▶ About this task:
Keeping every word in place, write out the entries that come next.

___ Source information

static int run_mlp_level(const NlrModel *m, const LevelModel &lv, const NlrRays *rays, const float *tdist, uint32_t N,
                         uint32_t n, uint32_t mloops, const float *rand_deg, float *feat, float *raybias, float *density,
                         float *rgb, float *sem, float *inten, float *prop_feat, hipStream_t st, bool internal_feat = false,
                         float *seg = nullptr, float *dnorm = nullptr, uint32_t ray_groups = 0, const uint32_t *votes = nullptr,
                         bool lidar = false) {
    const int piece_major = (internal_feat && !lv.is_prop && n <= 8 && lv.F % 4 == 0) ? 1 : 0;
    CastParams cp;
    int rc = nlr_fill_cast_params(&cp, rays, tdist, rand_deg, N, lv.S, n, mloops, m->std_scale);
    if (rc) return rc;
    cp.ray_groups = ray_groups;
    cp.votes = votes;
    cp.vote_min = (uint32_t)(((uint64_t)(N ? N - 1 : 0) * lv.S) / 2);
    if (lv.is_prop) {
        ProfScope ps(&m->prof, NLR_K_PROP, st);
        return nlr_launch_prop(cp, lv.gp, lv.p_w1, lv.p_b1, lv.p_w2, lv.p_b2, lv.density_bias, lv.re_weights, density, prop_feat, st);
    }
    {
        ProfScope ps(&m->prof, NLR_K_ENCODE, st);
        if ((rc = nlr_launch_encode(cp, lv.gp, lv.re_weights, feat, piece_major, st))) return rc;
    }
    if (seg && lidar) {
        NLR_CHECK_ARG(lv.tape_lidar != nullptr, "NerfMLP: no LiDAR-only tape at this precision");
        ProfScope ps(&m->prof, NLR_K_DIRBIAS, st);
        if ((rc = nlr_launch_dnorm(rays->directions, N, dnorm, st))) return rc;
    } else if (rgb || seg) {
        NLR_CHECK_ARG(rays->viewdirs != nullptr, "NerfMLP: viewdirs is NULL");
        DirEncParams dp;
        dp.viewdirs = rays->viewdirs;
        dp.dirs = seg ? rays->directions : nullptr;
        dp.dnorm = seg ? dnorm : nullptr;
        dp.N = N;
        dp.deg = lv.deg;
        dp.E = lv.E;
        dp.out = raybias;
        ProfScope ps(&m->prof, NLR_K_DIRBIAS, st);
        if ((rc = nlr_launch_direnc(dp, st))) return rc;
    }
    MlpParams P;
    memset(&P, 0, sizeof(P));
    P.feat = feat;
    P.feat_piece_major = piece_major;
    P.M = N * lv.S;
    P.S = lv.S;
    P.F = lv.F;
    P.tape = (const uint4 *)lv.tape;
    P.tape_chunks = lv.tape_chunks;
    P.bias_all = lv.bias_all;
    P.bias_count = lv.bias_count;
    P.enc = raybias;
    P.depth = lv.D;
    P.K = (sem || seg) ? lv.K : 0;
    P.int_row = lv.int_row;
    P.tdist = tdist;
    P.dnorm = dnorm;
    P.seg = seg;
    P.opaque = m->opaque;
    P.density_bias = lv.density_bias;
    P.rgb_premul = lv.rgb_premul;
    P.rgb_bias = lv.rgb_bias;
    P.rgb_padding = lv.rgb_padding;
    P.density = density;
    P.rgb = seg ? seg : rgb;
    P.sem = sem;
    P.inten = (lv.use_int && (inten || seg)) ? (seg ? seg : inten) : nullptr;
    if (seg && lidar) {
        P.lidar = 1;
        P.tape = (const uint4 *)lv.tape_lidar;
        P.tape_chunks = lv.tape_lidar_chunks;
        P.enc = nullptr;
        P.rgb = nullptr;
    }
    ProfScope ps(&m->prof, NLR_K_MLP, st);
    return nlr_launch_mlp(P, lv.W, lv.WB, lv.HT, lv.prec, m->cus, st);
}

______

▶ Exercise result:
static int run_mlp_level(const NlrModel *m, const LevelModel &lv, const NlrRays *rays, const float *tdist, uint32_t N,
                         uint32_t n, uint32_t mloops, const float *rand_deg, float *feat, float *raybias, float *density,
                         float *rgb, float *sem, float *inten, float *prop_feat, hipStream_t st, bool internal_feat = false,
                         float *seg = nullptr, float *dnorm = nullptr, uint32_t ray_groups = 0, const uint32_t *votes = nullptr,
                         bool lidar = false) {
    const int piece_major = (internal_feat && !lv.is_prop && n <= 8 && lv.F % 4 == 0) ? 1 : 0;
    CastParams cp;
    int rc = nlr_fill_cast_params(&cp, rays, tdist, rand_deg, N, lv.S, n, mloops, m->std_scale);
    if (rc) return rc;
    cp.ray_groups = ray_groups;
    cp.votes = votes;
    cp.vote_min = (uint32_t)(((uint64_t)(N ? N - 1 : 0) * lv.S) / 2);
    if (lv.is_prop) {
        ProfScope ps(&m->prof, NLR_K_PROP, st);
        return nlr_launch_prop(cp, lv.gp, lv.p_w1, lv.p_b1, lv.p_w2, lv.p_b2, lv.density_bias, lv.re_weights, density, prop_feat, st);
    }
    {
        ProfScope ps(&m->prof, NLR_K_ENCODE, st);
        if ((rc = nlr_launch_encode(cp, lv.gp, lv.re_weights, feat, piece_major, st))) return rc;
    }
    if (seg && lidar) {
        NLR_CHECK_ARG(lv.tape_lidar != nullptr, "NerfMLP: no LiDAR-only tape at this precision");
        ProfScope ps(&m->prof, NLR_K_DIRBIAS, st);
        if ((rc = nlr_launch_dnorm(rays->directions, N, dnorm, st))) return rc;
    } else if (rgb || seg) {
        NLR_CHECK_ARG(rays->viewdirs != nullptr, "NerfMLP: viewdirs is NULL");
        DirEncParams dp;
        dp.viewdirs = rays->viewdirs;
        dp.dirs = seg ? rays->directions : nullptr;
        dp.dnorm = seg ? dnorm : nullptr;
        dp.N = N;
        dp.deg = lv.deg;
        dp.E = lv.E;
        dp.out = raybias;
        ProfScope ps(&m->prof, NLR_K_DIRBIAS, st);
        if ((rc = nlr_launch_direnc(dp, st))) return rc;
    }
    MlpParams P;
    memset(&P, 0, sizeof(P));
    P.feat = feat;
    P.feat_piece_major = piece_major;
    P.M = N * lv.S;
    P.S = lv.S;
    P.F = lv.F;
    P.tape = (const uint4 *)lv.tape;
    P.tape_chunks = lv.tape_chunks;
    P.bias_all = lv.bias_all;
    P.bias_count = lv.bias_count;
    P.enc = raybias;
    P.depth = lv.D;
    P.K = (sem || seg) ? lv.K : 0;
    P.int_row = lv.int_row;
    P.tdist = tdist;
    P.dnorm = dnorm;
    P.seg = seg;
    P.opaque = m->opaque;
    P.density_bias = lv.density_bias;
    P.rgb_premul = lv.rgb_premul;
    P.rgb_bias = lv.rgb_bias;
    P.rgb_padding = lv.rgb_padding;
    P.density = density;
    P.rgb = seg ? seg : rgb;
    P.sem = sem;
    P.inten = (lv.use_int && (inten || seg)) ? (seg ? seg : inten) : nullptr;
    if (seg && lidar) {
        P.lidar = 1;
        P.tape = (const uint4 *)lv.tape_lidar;
        P.tape_chunks = lv.tape_lidar_chunks;
        P.enc = nullptr;
        P.rgb = nullptr;
    }
    ProfScope ps(&m->prof, NLR_K_MLP, st);
    return nlr_launch_mlp(P, lv.W, lv.WB, lv.HT, lv.prec, m->cus, st);
}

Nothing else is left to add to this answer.